Line 248: This is suspicious. RF might predict wrong on extreme values, but not the overall distribution. It would be interesting to see the comparison of mean and standard deviations of RF-predicted and observed pixel values and the comparison of accuracy and tree mortality map between corrected and uncorrected predictions.

 

Thanks for this comment. We agree that it is important to be cautious in applying these sorts of corrections that modify model predictions. However, we base this correction on the fact that several previous studies have recognized this as a problem (for example, see the following quote from [6])

 

Initial explorations also indicated that the final [Random Forest regression] model was biased, in that CBI was overpredicted at low CBI values and underpredicted at high CBI values (Figure 3). This is because the model fits the mean response, and data extremes rarely represent the mean response”

 

And another quote from [7]

 

On the other hand, because extreme observations are estimated using averages of response values that are closer to those observations, large values of the regression function are underestimated and small values of the regression function are overestimated. Consequently, bias is not negligible and bias correction is necessary”

 

This bias toward the mean is a logical result of how tree-based algorithms such as Random Forests make predictions.
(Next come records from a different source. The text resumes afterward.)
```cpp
int gemm(const GemmDesc& din, hipStream_t s) {
    GemmK g{};
    g.d = din;
    GemmDesc& d = g.d;
    T2_REQUIRE(d.M > 0 && d.N > 0 && d.K > 0 && d.batch > 0, "gemm: bad shape M=%d N=%d K=%d batch=%d", d.M, d.N, d.K, d.batch);
    if (d.conv_a || d.conv_b) {
        T2_REQUIRE(d.conv_T > 0 && d.conv_C > 0 && d.conv_C % 4 == 0 && !(d.conv_a && d.conv_b), "gemm: bad implicit-conv operand (T=%d C=%d)", d.conv_T, d.conv_C);
        T2_REQUIRE(d.batch == 1, "gemm: implicit-conv operands need batch == 1");
        if (d.conv_a) { d.sam = 0; d.sak = 1; T2_REQUIRE(d.K % d.conv_C == 0 && aligned16(d.A), "gemm: conv A operand: K=%d C=%d", d.K, d.conv_C); }
        if (d.conv_b) { d.sbk = 0; d.sbn = 1; T2_REQUIRE(d.N % d.conv_C == 0 && aligned16(d.B), "gemm: conv B operand: N=%d C=%d", d.N, d.conv_C); }
    }
    T2_REQUIRE(d.sam == 1 || d.sak == 1, "gemm: A needs one unit stride (sam=%ld sak=%ld)", d.sam, d.sak);
    T2_REQUIRE(d.sbn == 1 || d.sbk == 1, "gemm: B needs one unit stride (sbn=%ld sbk=%ld)", d.sbn, d.sbk);
    T2_REQUIRE(d.drop_p == 0.f || (d.batch == 1 && (long)d.M * d.N < (1l << 32)), "gemm: dropout epilogue needs batch==1 and M*N < 2^32");
    const bool akc = d.sak == 1, bkc = d.sbk == 1;
    if (d.drop_mstride == 0) d.drop_mstride = (uint32_t)d.N;
    g.avec = aligned16(d.A) && (d.bsA % 4 == 0) && ((akc ? d.sam : d.sak) % 4 == 0);
    g.bvec = aligned16(d.B) && (d.bsB % 4 == 0) && ((bkc ? d.sbn : d.sbk) % 4 == 0);

    const bool use_bf16 = g_precision == 1 && !d.fp32_only && d.M >= 64 && d.N >= 64 && d.K >= 64 &&
                          (!(d.conv_a || d.conv_b) || d.conv_C % 8 == 0);
    bool staged = false;
    __bf16* a16 = nullptr; __bf16* b16 = nullptr;
    const bool conv_any = d.conv_a || d.conv_b;
    if (use_bf16 && g_stage && (!conv_any || (d.conv_C % 64 == 0 && !d.A16 && !d.B16)) && d.batch == 1 && d.M % 128 == 0 && d.N % 128 == 0 && d.K % 64 == 0) {
        const size_t a_elems = d.conv_a ? (size_t)d.M * d.conv_C : (size_t)d.M * d.K;
        const size_t need_a = d.A16 ? 0 : ((a_elems * sizeof(__bf16) + 255) & ~(size_t)255);
        const size_t need_b = d.B16 ? 0 : (((size_t)d.N * d.K * sizeof(__bf16) + 255) & ~(size_t)255);
        const bool big = (d.A16 || d.N >= g_stage_min) && (d.B16 || d.M >= g_stage_min);
        const bool ok_src = (d.A16 || g.avec) && (d.B16 || g.bvec) &&
                            (!d.A16 || (aligned16(d.A16) && d.lda16 % 8 == 0)) && (!d.B16 || (aligned16(d.B16) && d.ldb16 % 8 == 0));
        if (big && ok_src && (need_a + need_b == 0 || (d.ws && aligned16(d.ws) && d.ws_bytes >= need_a + need_b))) {
            staged = true;
            unsigned char* base = reinterpret_cast<unsigned char*>(d.ws);
            if (need_a) a16 = reinterpret_cast<__bf16*>(base);
            if (need_b) b16 = reinterpret_cast<__bf16*>(base + need_a);
            if (need_a + need_b) { d.ws = reinterpret_cast<float*>(base + need_a + need_b); d.ws_bytes -= need_a + need_b; }
        }
    }
    static const int g_t256 = env_int("T2_GEMM_256", 1);
    const bool use256 = staged && g_t256 && d.M % 256 == 0 && d.N % 256 == 0 && d.K >= 128 && (!d.conv_a || (long)d.M * d.conv_C * 2 < (1l << 31));
    int split256 = 1;
    if (use256) {
        const long tiles = (long)(d.M / 256) * (d.N / 256);
        const int nkt = d.K / 64;
        if (d.splitk > 0) split256 = std::min(d.splitk, std::max(1, nkt / 2));
        else if (d.ws && d.beta == 0.f && tiles < 512) {
            double best = 0.0;
            for (int sp = 1; sp <= 16; ++sp) {
                if (sp > 1 && nkt / sp < 16) break;
                const long wgs = tiles * sp, rounds = (wgs + 255) / 256;
                const double eff = (double)wgs / (256.0 * rounds);
                if (eff > best * 1.05) { best = eff; split256 = sp; }
            }
        }
        if (split256 > 1 && !(d.ws && d.beta == 0.f)) split256 = 1;
        if (split256 > 1) {
            const size_t per = (size_t)d.M * d.N * sizeof(float);
            if ((size_t)split256 * per > d.ws_bytes) split256 = (int)(d.ws_bytes / per);
            if (split256 < 1) split256 = 1;
        }
    }
    const int kch = (d.K + BK - 1) / BK;
    const bool can_split = d.ws && d.beta == 0.f && kch >= 64;
    const long tiles128 = (long)((d.M + 127) / 128) * ((d.N + 127) / 128) * d.batch;
    const bool small = !use_bf16 && ((d.M <= 64 || d.N <= 64) || (tiles128 < 256 && !can_split));
    const int BMN = small ? 64 : 128;
    const int tm = (d.M + BMN - 1) / BMN, tn = (d.N + BMN - 1) / BMN;
    int splitk = 1;
    if (d.ws && d.beta == 0.f) {
        splitk = d.splitk;
        if (splitk <= 0) {
            const long tiles = (long)tm * tn * d.batch;
            splitk = 1;
            if (tiles < 512 && kch >= 64) {
                splitk = (int)((1024 + tiles - 1) / tiles);
                if (splitk > kch / 16) splitk = kch / 16;
            }
        }
        const size_t per = (size_t)d.batch * d.M * d.N * sizeof(float);
        if ((size_t)splitk * per > d.ws_bytes) splitk = (int)(d.ws_bytes / per);
        if (splitk < 1) splitk = 1;
    }
    if (use256) splitk = split256;
    g.kchunks = (kch + splitk - 1) / splitk;
    if (use_bf16) g.kchunks = (g.kchunks + 3) & ~3;
    splitk = (kch + g.kchunks - 1) / g.kchunks;
    if (use256 && splitk > 1 && kch - (splitk - 1) * g.kchunks < 8) {
        --splitk;
        g.kchunks = ((kch + splitk - 1) / splitk + 3) & ~3;
        splitk = (kch + g.kchunks - 1) / g.kchunks;
    }
    d.splitk = splitk;
    static const int g_log = env_int("T2_GEMM_LOG", 0);
    if (g_log)
        fprintf(stderr, "t2gemm M=%d N=%d K=%d batch=%d %s%s kernel=%s splitk=%d stageA=%d stageB=%d convA=%d convB=%d beta=%g\n", d.M, d.N, d.K, d.batch,
                akc ? "A[m][k]" : "A[k][m]", bkc ? " B[n][k]" : " B[k][n]", staged ? (use256 ? "src256" : "src128") : use_bf16 ? "bf16conv" : small ? "f32_64" : "f32_128",
                splitk, a16 != nullptr, b16 != nullptr, d.conv_a, d.conv_b, (double)d.beta);
    T2_REQUIRE((long)d.batch * splitk <= 65535, "gemm: batch*splitk too large (%d*%d)", d.batch, splitk);
    dim3 grid(tn, tm, d.batch * splitk);
    if (staged) {
        if (a16) {
            if (d.conv_a) T2_TRY_RC(stage_operand(d.A, true, d.conv_C, a16, d.M, d.conv_C, s));
            else T2_TRY_RC(stage_operand(d.A, akc, akc ? d.sam : d.sak, a16, d.M, d.K, s));
        }
        if (b16) {
            if (d.conv_b) {
                hipLaunchKernelGGL(stage_conv_mc_kernel, dim3(d.N / 64, d.K / 64), dim3(256), 0, s, d.B, ConvAddr{d.conv_T, d.conv_C, d.conv_pad}, b16, d.K);
                T2_LAUNCH_CHECK();
            } else T2_TRY_RC(stage_operand(d.B, bkc, bkc ? d.sbn : d.sbk, b16, d.N, d.K, s));
        }
        const __bf16* pa = d.A16 ? d.A16 : a16; const long lda = d.A16 ? d.lda16 : (d.conv_a ? d.conv_C : d.K);
        const __bf16* pb = d.B16 ? d.B16 : b16; const long ldb = d.B16 ? d.ldb16 : d.K;
        if (use256 && d.conv_a) T2_TRY_RC((launch_bf16src256<true>(g, pa, lda, pb, ldb, splitk, s)));
        else if (use256) T2_TRY_RC((launch_bf16src256<false>(g, pa, lda, pb, ldb, splitk, s)));
        else if (d.conv_a) T2_TRY_RC((launch_bf16src<true, 2, 2, 2, 2, 2>(g, pa, lda, pb, ldb, splitk, s)));
        else T2_TRY_RC((launch_bf16src<false, 2, 2, 2, 2, 2>(g, pa, lda, pb, ldb, splitk, s)));
    } else if (use_bf16) {
        const size_t smem = (size_t)4 * 128 * PK16 * sizeof(__bf16);
        T2_TRY_RC(t2_allow_dynamic_lds(reinterpret_cast<const void*>(gemm_bf16_kernel<true, true>), smem));
        T2_TRY_RC(t2_allow_dynamic_lds(reinterpret_cast<const void*>(gemm_bf16_kernel<true, false>), smem));
        T2_TRY_RC(t2_allow_dynamic_lds(reinterpret_cast<const void*>(gemm_bf16_kernel<false, true>), smem));
        T2_TRY_RC(t2_allow_dynamic_lds(reinterpret_cast<const void*>(gemm_bf16_kernel<false, false>), smem));
        if (akc && bkc) hipLaunchKernelGGL((gemm_bf16_kernel<true, true>), grid, dim3(256), smem, s, g);
        else if (akc && !bkc) hipLaunchKernelGGL((gemm_bf16_kernel<true, false>), grid, dim3(256), smem, s, g);
        else if (!akc && bkc) hipLaunchKernelGGL((gemm_bf16_kernel<false, true>), grid, dim3(256), smem, s, g);
        else hipLaunchKernelGGL((gemm_bf16_kernel<false, false>), grid, dim3(256), smem, s, g);
    } else if (small) launch_cfg<64, 64>(g, akc, bkc, grid, s);
    else launch_cfg<128, 128>(g, akc, bkc, grid, s);
    T2_LAUNCH_CHECK();
    if (splitk > 1) {
        const long total = (long)d.batch * d.M * d.N;
        int blocks = (int)((total + 255) / 256);
        if (blocks > 2048) blocks = 2048;
        hipLaunchKernelGGL(splitk_reduce_kernel, dim3(blocks), dim3(256), 0, s, d);
        T2_LAUNCH_CHECK();
    }
    return 0;
}

}
```

### tacotron2_subword_amd/csrc/kernels.h

```cpp
#pragma once
#include "common.h"

namespace t2 {

enum Act : int { ACT_NONE = 0, ACT_RELU = 1, ACT_TANH = 2 };

struct GemmDesc {
    const float* A; const float* B; float* C;
    int M, N, K;
    long sam, sak;
    long sbn, sbk;
    long ldc;
    int batch; long bsA, bsB, bsC;
    float alpha, beta;
    const float* bias1; const float* bias2;
    int act;
    float drop_p; uint64_t seed; uint32_t site;
    uint32_t drop_base, drop_mstride;
    float* ws; size_t ws_bytes;
    int splitk;
    int conv_a, conv_b, conv_T, conv_C, conv_pad;
    int fp32_only;
    const __bf16* A16; long lda16;
    const __bf16* B16; long ldb16;
    int crow_mod; long crow_mul;
};
inline GemmDesc gemm_desc() {
    GemmDesc d{}; d.batch = 1; d.alpha = 1.f; d.beta = 0.f; d.act = ACT_NONE; d.drop_p = 0.f; return d;
}
int gemm(const GemmDesc& d, hipStream_t s);
int stage_bf16(const float* src, bool kc, long ld, __bf16* dst, int rows, int K, hipStream_t s);
void set_precision(int p);
int get_precision();
void set_gemm_staging(int on);

constexpr int kMaxSeg = 6;
struct LstmSeg { const float* x; long ldx; const float* w; long ldw; int k; };
struct LstmStream {
    LstmSeg seg[kMaxSeg]; int nseg;
    const float* pre; long ldpre;
    const float* bias1; const float* bias2;
    const float* c_prev; long ldc_prev;
    float* gates; long ldgates;
    float* c_new; long ldc_new;
    float* h_out; long ldh_out;
    float* h_out2; long ldh_out2;
    float* c_out; long ldc_out;
    uint32_t site_h, site_c; uint32_t idx_base, idx_bstride;
    const int* lengths; int t;
    const float* wq; int A; float* qpart;
    const __bf16* x16; long ldx16; const __bf16* w16; long ldw16; int k16;
    __bf16* h16_out; long ldh16;
    __bf16* h16_out2; long ldh16_2;
};
constexpr int kMaxLstmStreams = 4;
struct LstmStepDesc { LstmStream st[kMaxLstmStreams]; int nstreams; int B, H; float drop_p; uint64_t seed; };
int lstm_step_fwd(const LstmStepDesc& d, hipStream_t s);

struct LstmBwdStream {
    const float* dh1; long lddh1;
    const float* dh2; long lddh2;
    const float* part; int nparts; long part_stride; long ldpart; int part_col;
    const float* dq; long lddq; const float* wq; int A;
    int dq_parts;
    const float* gates; long ldgates;
    const float* c_new; long ldc_new;
    const float* c_prev; long ldc_prev;
    float* dc_state;
    float* dg; long lddg;
    __bf16* dg16;
    uint32_t site_h, site_c, idx_base, idx_bstride;
};
struct LstmBwdPointDesc { LstmBwdStream st[kMaxLstmStreams]; int nstreams; int B, H; float drop_p; uint64_t seed; int first; };
int lstm_bwd_pointwise(const LstmBwdPointDesc& d, hipStream_t s);

struct LstmBwdSeg { const float* w; long ldw; int ncols; };
struct LstmBwdGemmStream {
    const float* dg; long lddg; LstmBwdSeg seg[3]; int nseg; float* part;
    const __bf16* dg16; const __bf16* wt16;
};
struct LstmBwdGemmDesc { LstmBwdGemmStream st[kMaxLstmStreams]; int nstreams; int B, H4, KS, NC; };
int lstm_bwd_gemm(const LstmBwdGemmDesc& d, hipStream_t s);
int lstm_bwd_ksplit(int H4);
int cast_rows_bf16(const float* src, long ld_src, __bf16* dst, long ld_dst, int R, int C, hipStream_t s);
int cast_transpose_bf16(const float* src, long ld_src, __bf16* dst, long ld_dst, int R, int C, hipStream_t s);
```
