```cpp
static int xconv_pack_impl(const float* w, void* packed, int Cout, int Cin, int KS, int groups, int transposed,
                           const float* gamma, const float* var, float eps, dvd_stream_t stream) {
  DVD_REQUIRE(w && packed, "xconv_pack: null pointer");
  DVD_REQUIRE(Cout > 0 && Cin > 0 && KS > 0 && (KS & 1) && KS <= 11 && groups > 0 && Cout % groups == 0 && Cin % groups == 0,
              "xconv_pack: bad shape Cout=%d Cin=%d KS=%d groups=%d", Cout, Cin, KS, groups);
  const int co = Cout / groups, ci = Cin / groups;
  const int M = transposed ? ci : co, K = transposed ? co : ci;
  const int mtiles = dvd::xconv_mtiles(M), nkc = (K + 15) / 16, T = KS * KS;
  const long long total = (long long)groups * mtiles * nkc * T * 64;
  dvd::bytes_add(DVD_BYTES_PACK, 8.0 * (double)Cout * ci * T + 16.0 * (double)total);
  const int row_len = ci * T;
  int npart;
// ... 31 lines not shown

int dvd_xconv_pack_many(const dvd_xpack_item* items, int n, void* table, size_t table_bytes, int upload, dvd_stream_t stream) {
  DVD_REQUIRE(items && table && n > 0, "xconv_pack_many: bad arguments");
  DVD_REQUIRE(table_bytes >= dvd_xconv_pack_table_bytes(n), "xconv_pack_many: table %zu < %zu bytes", table_bytes,
              dvd_xconv_pack_table_bytes(n));
  std::vector<dvd::XPackDev> host((size_t)n);
  unsigned long long blocks = 0;
  double bytes = 0.0;
  for (int i = 0; i < n; ++i) {
    const dvd_xpack_item& q = items[i];
    DVD_REQUIRE(q.w && q.packed, "xconv_pack_many: item %d: null pointer", i);
    DVD_REQUIRE(q.Cout > 0 && q.Cin > 0 && q.KS > 0 && (q.KS & 1) && q.KS <= 11 && q.groups > 0 && q.Cout % q.groups == 0 &&
                    q.Cin % q.groups == 0,
                "xconv_pack_many: item %d: bad shape Cout=%d Cin=%d KS=%d groups=%d", i, q.Cout, q.Cin, q.KS, q.groups);
    DVD_REQUIRE(!q.gamma || q.var, "xconv_pack_many: item %d: BatchNorm scale without a variance", i);
    dvd::XPackDev& d = host[(size_t)i];
    d.w = q.w;
    d.packed = static_cast<uint4*>(q.packed);
    d.gamma = q.gamma;
    d.var = q.var;
    d.eps = q.eps;
    d.co = q.Cout / q.groups;
    d.ci = q.Cin / q.groups;
    d.T = q.KS * q.KS;
    d.transposed = q.transposed ? 1 : 0;
    const int M = d.transposed ? d.ci : d.co, K = d.transposed ? d.co : d.ci;
    d.mtiles = dvd::xconv_mtiles(M);
    d.nkc = (K + 15) / 16;
    d.G = q.groups;
    d.rows = q.Cout;
    d.row_len = d.ci * d.T;
    d.block0 = (unsigned)blocks;
    d.pad_ = 0;
    const long long total = (long long)d.G * d.mtiles * d.nkc * d.T * 64;
    blocks += (unsigned long long)((total + 255) / 256);
    bytes += 8.0 * (double)q.Cout * d.ci * d.T + 16.0 * (double)total;
  }
  DVD_REQUIRE(blocks < (1ull << 31), "xconv_pack_many: too many blocks");
  hipStream_t st = static_cast<hipStream_t>(stream);
  if (upload) {
    DVD_HIP_OK(hipMemcpyAsync(table, host.data(), (size_t)n * sizeof(dvd::XPackDev), hipMemcpyHostToDevice, st));
    DVD_HIP_OK(hipStreamSynchronize(st));
  }
  dvd::bytes_add(DVD_BYTES_PACK, bytes);
  const dvd::XPackDev* t = static_cast<const dvd::XPackDev*>(table);
  hipLaunchKernelGGL(dvd::xconv_wamax_many_kernel, dim3(dvd::kManyPartials, (unsigned)n), dim3(64 * dvd::kWamaxWaves), 0, st, t);
  DVD_LAUNCH_OK();
  hipLaunchKernelGGL(dvd::xconv_pack_many_kernel, dim3((unsigned)blocks), dim3(256), 0, st, t, n);
  DVD_LAUNCH_OK();
  return DVD_OK;
}

int dvd_xconv_select(int cfg) {
  DVD_REQUIRE(cfg >= 0 && cfg <= dvd::kXSelHalo, "xconv_select: cfg %d", cfg);
  dvd::g_xcfg = cfg;
  return DVD_OK;
}

static int xconv_fwd_impl(const void* x, const float* x_amax, const void* packed, const float* bias, const void* residual,
                          const void* mask_src, const dvd_bn_params* bn, void* y, float* y_amax, int N, int Cin_total,
                          int Cout_total, int H, int W, int KS, int groups, int flags, int in16, int out16, dvd_stream_t stream) {
  DVD_REQUIRE(x && packed && y, "xconv: null pointer");
  DVD_REQUIRE(in16 || x_amax, "xconv: the input's max|x| scalar is missing (dvd_amax, or the producer's y_amax)");
  DVD_REQUIRE(N > 0 && Cin_total > 0 && Cout_total > 0 && H > 0 && W > 0, "xconv: bad shape N=%d Cin=%d Cout=%d H=%d W=%d", N,
              Cin_total, Cout_total, H, W);
  DVD_REQUIRE(groups > 0 && Cin_total % groups == 0 && Cout_total % groups == 0, "xconv: %d groups do not divide the channels",
              groups);
  DVD_REQUIRE(KS > 0 && (KS & 1) && KS <= 11, "xconv: kernel size %d (odd sizes up to 11)", KS);
  DVD_REQUIRE(N <= 65535, "xconv: too many images for the grid");
  DVD_REQUIRE((long long)H * W * (long long)(Cin_total > Cout_total ? Cin_total : Cout_total) < (1ll << 31),
              "xconv: image too large for 32-bit offsets");
  DVD_REQUIRE(in16 || !out16, "xconv: fp32 input with fp16 output is not a configuration of this kernel");
  const int s2 = (flags >> 3) & 1, zi = (flags >> 4) & 1;
  DVD_REQUIRE(!(s2 && zi), "xconv: stride-2 forward and stride-2 backward-data are different launches");
  DVD_REQUIRE(!(s2 || zi) || KS == 3, "xconv: the strided forms exist for 3x3 kernels (got %d)", KS);
  const int Hq = (H + 1) / 2, Wq = (W + 1) / 2;
  const int Cin = Cin_total / groups, Cout = Cout_total / groups;
  dvd::XPlan plan;
  const bool planned = dvd::xconv_plan(Cin, Cout, H, W, KS, s2 != 0, in16 != 0, dvd::g_xcfg, plan);
  const bool fast = plan.fast;
  DVD_REQUIRE(fast || !in16, "xconv: fp16 activations need input channels in multiples of 16 (got %d per group)", Cin);
  DVD_REQUIRE(!(s2 || zi) || fast, "xconv: the strided forms need input channels in multiples of 16 (got %d per group)", Cin);
  DVD_REQUIRE(planned, "xconv: no %stile of a %dx%d image with a %dx%d kernel fits the LDS", s2 ? "stride-2 " : "", H, W, KS, KS);
  const dvd::XCfg& c = plan.c;
  const dvd::XTile& t = plan.t;
  const int Hh = plan.Hh, Ww = plan.Ww, S2 = plan.S2;
  dvd::XArgs a;
  a.x = x;
  a.wp = static_cast<const uint4*>(packed);
  a.bias = bias;
  a.res = residual;
  a.mask_src = mask_src;
  a.bn_gamma = bn ? bn->gamma : nullptr;
  a.bn_beta = bn ? bn->beta : nullptr;
  a.bn_mean = bn ? bn->mean : nullptr;
  a.bn_var = bn ? bn->var : nullptr;
  a.bn_eps = bn ? bn->eps : 0.0f;
  DVD_REQUIRE(!bn || (bn->mean && bn->var), "xconv: BatchNorm statistics missing");
  a.y = y;
  a.x_amax = x_amax;
  a.y_amax = y_amax;
  a.N = N; a.Cin = Cin; a.Cout = Cout; a.H = Hh; a.W = Ww;
  a.G = groups; a.mtiles = dvd::xconv_mtiles(Cout);
  a.KS = KS; a.pad = KS / 2; a.T = KS * KS;
  a.TR = t.TR; a.TC = t.TC; a.P = t.P; a.PQ = t.PQ; a.ntr = t.ntr; a.ntc = t.ntc; a.NV = t.NV;
  a.nkc = (Cin + 15) / 16; a.npos = t.npos; a.nfi = t.FI;
  a.Hi = s2 ? H : (zi ? Hq : Hh); a.Wi = s2 ? W : (zi ? Wq : Ww); a.S2 = S2; a.ZI = zi;
  a.relu_in = flags & 1; a.relu_out = (flags >> 1) & 1; a.res_relu = (flags >> 2) & 1;
  const int mblocks = plan.mblocks;
  a.mbpg = mblocks;
  DVD_REQUIRE((long long)mblocks * groups <= 65535, "xconv: too many channel blocks");
  const dim3 grid(t.ntr * t.ntc, mblocks * groups, N);
  auto al16 = [](const void* p) { return (reinterpret_cast<uintptr_t>(p) & 15) == 0; };
  a.vec_out = (KS == 1 && ((long long)H * W) % 8 == 0 && t.TC % 8 == 0 && al16(y) && al16(residual) && al16(mask_src) &&
               dvd::g_xcfg != 7) ? 1 : 0;
  size_t lds = t.lds;
  if (a.vec_out && lds < (size_t)c.NT() / 64 * 32 * 68 * 4) lds = (size_t)c.NT() / 64 * 32 * 68 * 4;
  hipStream_t s = static_cast<hipStream_t>(stream);
#define DVD_XGO(TM_, TN_, WM_, WN_)                                                                                      \
  do {                                                                                                                   \
    if (in16 && out16) return dvd::launch_fi<TM_, TN_, WM_, WN_, true, false, true, true>(a, t.FI, grid, lds, s);         \
    if (in16) return dvd::launch_fi<TM_, TN_, WM_, WN_, true, false, true, false>(a, t.FI, grid, lds, s);                 \
    return dvd::launch_fi<TM_, TN_, WM_, WN_, true>(a, t.FI, grid, lds, s);                                               \
  } while (0)
  if (fast) {
    if (c.TM == 4 && c.WN == 4) DVD_XGO(4, 2, 2, 4);
    if (c.TM == 4) DVD_XGO(4, 2, 2, 2);
    if (c.WM == 2 && c.b1) return dvd::launch_fi<2, 2, 2, 2, true, true>(a, t.FI, grid, lds, s);
    if (c.TM == 2 && c.WM == 1 && c.b1) return dvd::launch_fi<2, 2, 1, 4, true, true>(a, t.FI, grid, lds, s);
    if (c.TM == 1 && c.b1) return dvd::launch_fi<1, 2, 1, 4, true, true>(a, t.FI, grid, lds, s);
    if (c.WM == 2) DVD_XGO(2, 2, 2, 2);
    if (c.TM == 2) DVD_XGO(2, 2, 1, 4);
// ... 24 lines not shown
```

### dynamic-video-depth_amd/dvd_hip/csrc/xconv_tile.h

```cpp
#pragma once
#include <cstddef>

#if defined(__HIPCC__) || defined(__CUDACC__)
#define DVD_XTILE_HD __host__ __device__
#else
#define DVD_XTILE_HD
#endif

namespace dvd {

DVD_XTILE_HD inline int xconv_cell(int q, int PQ, int P, int TR) {
  const int rr = q / PQ;
  return rr < TR ? rr * P + (q - rr * PQ) : 0;
}
DVD_XTILE_HD inline int xconv_tapoff(int ky, int kx, int P, int S2) {
  return S2 ? ((ky & 1) * 2 + (kx & 1)) * S2 + (ky >> 1) * P + (kx >> 1) : ky * P + kx;
}

struct XCfg {
  int TM, TN, WM, WN;
  bool b1 = false;
  bool in16 = false;
  int blockM() const { return TM * WM * 32; }
  int NQ() const { return TN * WN * 32; }
  int NT() const { return 64 * WM * WN; }
};
constexpr int kXSelHalo = 8;
inline XCfg pick_cfg(int M, int KS, int sel) {
  if (M <= 32) return {1, 2, 1, 4};
  if (M <= 64) return {2, 2, 1, 4};
  if (M > 64 && sel == 5) return {2, 2, 2, 2, true};
  if (M >= 256 && sel != 1 && sel != 4) {
    if (sel == 2) return {4, 2, 2, 2};
    if (sel == 3) return {4, 2, 2, 4};
    return KS == 1 ? XCfg{4, 2, 2, 2} : XCfg{4, 2, 2, 4};
  }
  return {2, 2, 2, 2};
}
constexpr int kXLdsBudget = 78 * 1024;
constexpr int kXLdsBudgetOne = 156 * 1024;
constexpr int kXLdsBudgetB1 = 52 * 1024;
constexpr int kXMaxFI = 3;
constexpr int kXMaxFIDirect = 16;
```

In this study, we found that our RF model of severity was underpredicting high values and overpredicting low values when comparing predicted and observed values from cross-validation (though the mean value was quite accurate), similar to issues brought up by other studies using RF regression. In our case, the extreme low and high values are quite important because they represent places with very little impact from the beetles (potential disturbance refugia) and the most severe impacts (near-total canopy replacing disturbances). Therefore, we applied a correction factor to match the statistical distributions of predicted and observed values and improve the predictions of extreme values. This same type of correction (i.e., “Z-score matching”) is commonly applied with gridded climate data [8–10]. The reviewer also suggested using a figure to compare the statistical distributions of observed, predicted, and corrected values, which was included in the prior version of Appendix 4, but lost among the many plots and statistical code. Therefore, we added a section to Appendix 3, entitled “Correcting Bias in Random Forest Predictions of Outbreak Severity” that includes this figure (Fig. A3.4) as well as a better description of why we performed these corrections. In this section of the appendix, we included the suggested terms (mean and SD of the predicted and observed values) that were used in the bias correction. These terms and Fig. A3.4 also indicate that the RF model was effectively predicting the mean of the distribution, but underestimating the variance. Lastly, we confirmed that RMSE and R2 of the RF severity model (presented in the results) were being calculated using the bias-corrected values rather than uncorrected values, which led to slight changes in the text. We feel that all of these changes have helped to improve the manuscript and are very useful additions. Much appreciated!